Inflation as measured by the consumer price index (CPI) dropped sharply last month, bringing annual price growth down to its slowest pace since March 2021.

The drop in inflation will likely keep the Federal Reserve on track to pause its aggressive run of interest rate hikes Wednesday.

The Fed has hiked interest rates in consecutive meetings dating to March 2022, but it is likely to announce a temporary halt Wednesday following a two-day meeting in Washington, D.C.

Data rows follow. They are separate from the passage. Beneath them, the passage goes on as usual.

struct AssembleArgs {
    const uint32_t *selLevel; const int32_t *selLevelCnt; int selLevelCap, lap0, lap1;
    int32_t *counts; long long countsStride; int32_t *errFlag, *errMirror;
    uint32_t *selPackedOut, *selMetaOut; int32_t *selCountOut;
};
template <int kKpGroups, bool kAssemble>
__global__ __launch_bounds__(256, 7) void k_orient_desc(const DevParams *__restrict__ P, ImgSrc src,
                                                     const uint32_t *__restrict__ selPacked,
                                                     const uint32_t *__restrict__ selMeta,
                                                     const int32_t *__restrict__ selCount, int selCap,
                                                     RumiKeyPoint *__restrict__ kpOut, long long kpStride, uint8_t *__restrict__ descOut,
                                                     long long descStride, int outCap, AssembleArgs A) {
    static_assert(kDiscP == kPatchP, "the disc and the patch share their rows");
    __shared__ __attribute__((aligned(16))) uint8_t sWin[kKpPerWg][37 * kPatchP];
    __shared__ __attribute__((aligned(16))) float sPat[256 * 4];
    __shared__ int4 sLv[kMaxLevels];
    __shared__ float2 sLvF[kMaxLevels];
    reinterpret_cast<float4 *>(sPat)[threadIdx.x] = reinterpret_cast<const float4 *>(c_patternF.v)[threadIdx.x];
    if (threadIdx.x < (unsigned)P->nlevels) {
        const DevLevel &Lv = P->lv[threadIdx.x];
        sLv[threadIdx.x] = threadIdx.x == 0 ? make_int4(0, src.l0Pitch, (int)Lv.off, Lv.pitch) : make_int4((int)Lv.off, Lv.pitch, (int)Lv.off, Lv.pitch);
        sLvF[threadIdx.x] = make_float2(Lv.scale, Lv.patchSize);
    }
    const int lane = threadIdx.x & 31, hw = threadIdx.x >> 5;
    const unsigned wg = xcd_swizzle(blockIdx.y * gridDim.x + blockIdx.x, gridDim.x * gridDim.y);
    const int kb = (wg % gridDim.x) * (kKpPerWg * kKpGroups) + hw, frame = wg / gridDim.x;
    int cnt;
    __shared__ uint32_t sOwnPk[kAssemble ? kKpPerWg * kKpGroups : 1], sOwnMt[kAssemble ? kKpPerWg * kKpGroups : 1];
    if constexpr (!kAssemble) {
        cnt = selCount[frame];
        __syncthreads();
    } else {
        __shared__ int sLvStart[kMaxLevels + 1], sRed[2], sOwnF[kKpPerWg * kKpGroups];
        const int nl = P->nlevels, tid = threadIdx.x;
        if (tid == 0) {
            int run = 0;
            for (int l = 0; l < nl; l++) { sLvStart[l] = run; run += A.selLevelCnt[(long long)frame * nl + l]; }
            sLvStart[nl] = run; sRed[0] = 0; sRed[1] = 0;
        }
        __syncthreads();
        const int total = sLvStart[nl], kbase = (wg % gridDim.x) * (kKpPerWg * kKpGroups);
        const bool first = wg % gridDim.x == 0, over = total > selCap;
        int32_t *counts = reinterpret_cast<int32_t *>(reinterpret_cast<uint8_t *>(A.counts) + frame * A.countsStride);
        if (over) {
            if (first && tid == 0) { A.selCountOut[frame] = 0; counts[0] = total; counts[1] = 0; const int old = atomicOr(A.errFlag, 8); if (A.errMirror) *A.errMirror = old | 8; }
            return;
        }
        cnt = total;
        auto key_at = [&](int k, int *levelOut) -> uint32_t {
            int level = 0;
            while (k >= sLvStart[level + 1]) level++;
            *levelOut = level;
            return A.selLevel[((long long)frame * nl + level) * A.selLevelCap + (k - sLvStart[level])];
        };
        auto lapped = [&](uint32_t pk, int level) -> bool {
            float x = (float)((int)(pk & 0xFFF) + kBorder);
            if (level != 0) x = x * P->lv[level].scale;
            return x >= (float)A.lap0 && x <= (float)A.lap1;
        };
        int before = 0, all = 0;
        for (int k = tid; k < total; k += 256) {
            int level;
            const uint32_t pk = key_at(k, &level);
            const int f = lapped(pk, level) ? 1 : 0;
            all += f; before += k < kbase ? f : 0;
        }
#pragma unroll
        for (int o = 32; o > 0; o >>= 1) { before += __shfl_xor(before, o); all += __shfl_xor(all, o); }
        if ((tid & 63) == 0) { atomicAdd(&sRed[0], before); atomicAdd(&sRed[1], all); }
        if (tid < kKpPerWg * kKpGroups) {
            const int k = kbase + tid;
            int level = 0;
            uint32_t pk = 0;
            int f = 0;
            if (k < total) { pk = key_at(k, &level); f = lapped(pk, level) ? 1 : 0; }
            sOwnPk[tid] = pk; sOwnMt[tid] = (uint32_t)level; sOwnF[tid] = f;
        }
        __syncthreads();
        if (tid == 0) {
            int b = sRed[0];
            for (int j = 0; j < kKpPerWg * kKpGroups; j++) {
                const int k = kbase + j;
                if (k >= total) break;
                const int f = sOwnF[j], slot = f ? (total - 1 - b) : (k - b);
                b += f;
                sOwnMt[j] |= (uint32_t)slot << 8;
            }
            if (first) {
                counts[0] = total; counts[1] = total - sRed[1];
                A.selCountOut[frame] = total;
                if (A.errMirror) *A.errMirror = *A.errFlag;
            }
        }
        __syncthreads();
        if (tid < kKpPerWg * kKpGroups && kbase + tid < total) {
            A.selPackedOut[(long long)frame * selCap + kbase + tid] = sOwnPk[tid];
            A.selMetaOut[(long long)frame * selCap + kbase + tid] = sOwnMt[tid];
        }
    }
#ifdef RUMI_OD_STAMP
    long long st[8] = {0, 0, 0, 0, 0, 0, 0, 0}, stLast = clock64();
#define OD_STAMP(k) do { const long long t_ = clock64(); st[k] += t_ - stLast; stLast = t_; } while (0)
#else
#define OD_STAMP(k) do { } while (0)
#endif

    struct __attribute__((packed, aligned(4))) Q16 { uint32_t x, y, z, w; };
    struct __attribute__((packed, aligned(4))) Q8 { uint32_t x, y; };
    auto ld16 = [](const uint8_t *q) { const Q16 t = *reinterpret_cast<const Q16 *>(q); return make_uint4(t.x, t.y, t.z, t.w); };
    auto ld8 = [](const uint8_t *q) { const Q8 t = *reinterpret_cast<const Q8 *>(q); return make_uint2(t.x, t.y); };
    struct Staged { uint4 d0, d1, p0, p1, q0, q1; uint2 p2, q2; uint32_t d2; };
    const bool dRow = lane < 31, qRow = lane < 5;
    const uint8_t *frame0 = src.l0 + (long long)frame * src.l0FrameStride, *framePyr = src.pyr + (long long)frame * P->arenaStride,
                  *frameBlur = src.blur + (long long)frame * P->arenaStride;
    auto fetch_disc = [&](uint32_t pk, uint32_t meta, bool live, Staged &S) {
        if (!live || !dRow) return;
        const int level = meta & 0xFF, x = (int)(pk & 0xFFF) + kBorder, y = (int)((pk >> 12) & 0xFFF) + kBorder;
        const int4 lv = sLv[level];
        const uint8_t *cr = (level == 0 ? frame0 : framePyr) + (lv.x + (y - kHalfPatch + lane) * lv.y + ((x - kHalfPatch) & ~3));
        S.d0 = ld16(cr); S.d1 = ld16(cr + 16); S.d2 = *reinterpret_cast<const uint32_t *>(cr + 32);
    };
    auto fetch_patch = [&](uint32_t pk, uint32_t meta, bool live, Staged &S) {
        if (!live) return;
        const int level = meta & 0xFF, x = (int)(pk & 0xFFF) + kBorder, y = (int)((pk >> 12) & 0xFFF) + kBorder;
        const int4 lv = sLv[level];
        const uint8_t *br = frameBlur + (lv.z + (y - 18 + lane) * lv.w + ((x - 18) & ~3)), *br2 = br + 32 * lv.w;
        S.p0 = ld16(br); S.p1 = ld16(br + 16); S.p2 = ld8(br + 32);
        if (qRow) { S.q0 = ld16(br2); S.q1 = ld16(br2 + 16); S.q2 = ld8(br2 + 32); }
    };
    auto stage_disc = [&](bool live, const Staged &S) {
        if (!live || !dRow) return;
        uint8_t *dst = &sWin[hw][lane * kDiscP];
        *reinterpret_cast<uint4 *>(dst) = S.d0; *reinterpret_cast<uint4 *>(dst + 16) = S.d1; *reinterpret_cast<uint32_t *>(dst + 32) = S.d2;
    };
    auto stage_patch = [&](bool live, const Staged &S) {
        if (!live) return;
        {
            uint8_t *dst = &sWin[hw][lane * kPatchP];
            *reinterpret_cast<uint4 *>(dst) = S.p0; *reinterpret_cast<uint4 *>(dst + 16) = S.p1; *reinterpret_cast<uint2 *>(dst + 32) = S.p2;
        }
        if (qRow) {
            uint8_t *dst = &sWin[hw][(lane + 32) * kPatchP];
            *reinterpret_cast<uint4 *>(dst) = S.q0; *reinterpret_cast<uint4 *>(dst + 16) = S.q1; *reinterpret_cast<uint2 *>(dst + 32) = S.q2;
        }
    };
    auto orientation = [&](uint32_t pk) -> float {
        const int x = (int)(pk & 0xFFF) + kBorder;
        const int xd = (x - kHalfPatch) & ~3;
        const uint8_t *dc = &sWin[hw][kHalfPatch * kDiscP + (x - xd)];
        const int u = lane - kHalfPatch;
        const int vmaxU = lane < 31 ? P->umax[u < 0 ? -u : u] : -1;
        const int mid = dc[u];
        int colSum = vmaxU >= 0 ? mid : 0, m01 = 0;
#pragma unroll
        for (int v = 1; v <= kHalfPatch; v++) {
            const int lo = dc[-v * kDiscP + u], hi = dc[v * kDiscP + u];
            const bool in = v <= vmaxU;
            colSum += in ? lo + hi : 0;
            m01 += in ? v * (hi - lo) : 0;
        }
        int m10 = u * colSum;
        m10 = half_wave_sum(m10);
        m01 = half_wave_sum(m01);
        OD_STAMP(4);
        return fast_atan2_deg((float)m01, (float)m10);
    };
    auto describe = [&](uint32_t pk, uint32_t meta, float angle) {
        const int level = meta & 0xFF, slot = (int)(meta >> 8);
        const int x = (int)(pk & 0xFFF) + kBorder, y = (int)((pk >> 12) & 0xFFF) + kBorder, score = (int)(pk >> 24);
        const int xp = (x - 18) & ~3;
        const float factorPI = (float)(3.1415926535897932384626433832795 / 180.f);
        const float ang = angle * factorPI;
        const float a = cosf_glibc(ang), b = sinf_glibc(ang);
        const uint8_t *bc = &sWin[hw][18 * kPatchP + (x - xp)];
        uint32_t w = 0;
        OD_STAMP(5);
#pragma unroll
        for (int j = 0; j < 8; j++) {
            const float4 pt = reinterpret_cast<const float4 *>(sPat)[j * 32 + lane];
            const float x0 = pt.x, y0 = pt.y, x1 = pt.z, y1 = pt.w;
            const int r0 = cv_round_f(x0 * b + y0 * a), c0 = cv_round_f(x0 * a - y0 * b);
            const int r1 = cv_round_f(x1 * b + y1 * a), c1 = cv_round_f(x1 * a - y1 * b);
            const int t0 = bc[r0 * kPatchP + c0], t1 = bc[r1 * kPatchP + c1];
            const unsigned long long bal = __ballot(t0 < t1);
            const uint32_t lo = (uint32_t)bal, hi = (uint32_t)(bal >> 32);
            asm("s_nop 4\n\tv_writelane_b32 %0, %1, %3\n\tv_writelane_b32 %0, %2, %4" : "+v"(w) : "s"(lo), "s"(hi), "n"(j), "n"(32 + j));
        }
        OD_STAMP(6);
        if (slot < outCap) {
            if (lane < 8) reinterpret_cast<uint32_t *>(descOut + frame * descStride + (long long)slot * 32)[lane] = w;
            if (lane == 0) {
                RumiKeyPoint kp;
                kp.x = (float)x; kp.y = (float)y;
                const float2 lf = sLvF[level];
                if (level != 0) { kp.x = kp.x * lf.x; kp.y = kp.y * lf.x; }
                kp.size = lf.y;
                kp.angle = angle;
                kp.response = (float)score;
                kp.octave = level;
                kp.class_id = -1;
                reinterpret_cast<RumiKeyPoint *>(reinterpret_cast<uint8_t *>(kpOut) + frame * kpStride)[slot] = kp;
            }
        }
    };

    const uint32_t *selP = selPacked + (long long)frame * selCap, *selM = selMeta + (long long)frame * selCap;
    auto key_rec = [&](int k, uint32_t &pk, uint32_t &mt) {
        if constexpr (kAssemble) { const int j = k - (kb - hw); pk = sOwnPk[j]; mt = sOwnMt[j]; }
        else { pk = selP[k]; mt = selM[k]; }
    };
    bool liveC = kb < cnt, liveN = kb + kKpPerWg < cnt;
    uint32_t pkC = 0, mtC = 0, pkN = 0, mtN = 0;
    if (liveC) key_rec(kb, pkC, mtC);
    if (liveN && kKpGroups > 1) key_rec(kb + kKpPerWg, pkN, mtN);
    if (kKpGroups == 1) liveN = false;
    Staged S;
    fetch_disc(pkC, mtC, liveC, S);
    fetch_patch(pkC, mtC, liveC, S);
#pragma unroll
    for (int g = 0; g < kKpGroups; g++) {
        if (!__any(liveC)) break;
        OD_STAMP(0);
        stage_disc(liveC, S);
        OD_STAMP(1);
        const int k2 = kb + (g + 2) * kKpPerWg;
        const bool liveNN = g + 2 < kKpGroups && k2 < cnt;
        uint32_t pkNN = 0, mtNN = 0;
        if (liveNN) key_rec(k2, pkNN, mtNN);
        if (g + 1 < kKpGroups) fetch_disc(pkN, mtN, liveN, S);
        OD_STAMP(2);
        float angle = 0.f;
        if (liveC) angle = orientation(pkC);
        stage_patch(liveC, S);
        if (g + 1 < kKpGroups) fetch_patch(pkN, mtN, liveN, S);
        if (liveC) describe(pkC, mtC, angle);
        OD_STAMP(3);
        pkC = pkN; mtC = mtN; liveC = liveN;
        pkN = pkNN; mtN = mtNN; liveN = liveNN;
    }
#ifdef RUMI_OD_STAMP
    if (threadIdx.x == 0 && (blockIdx.x % 8) == 0 && blockIdx.y == 0) printf("od wg %d: loop-head %lld stage(wait loads) %lld issue-next %lld | IC_Angle %lld trig %lld rBRIEF %lld store %lld\n", (int)blockIdx.x, st[0], st[1], st[2], st[4], st[5], st[6], st[3]);
#endif
}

The annual inflation rate has dropped sharply since peaking at 9.1 percent in June after the Fed raised its baseline interest rate range by 5 percentage points since March 2021.

The broader U.S. economy has also slowed under the weight of rate hikes, but it has continued to add jobs at a stellar pace and maintain a low unemployment rate of 3.7 percent — just 0.2 percentage points higher than the pre-pandemic low of 3.5 percent.

Even so, the annual inflation rate is still roughly twice the Fed’s target of 2 percent, and several areas of the economy have yet to see slower price growth.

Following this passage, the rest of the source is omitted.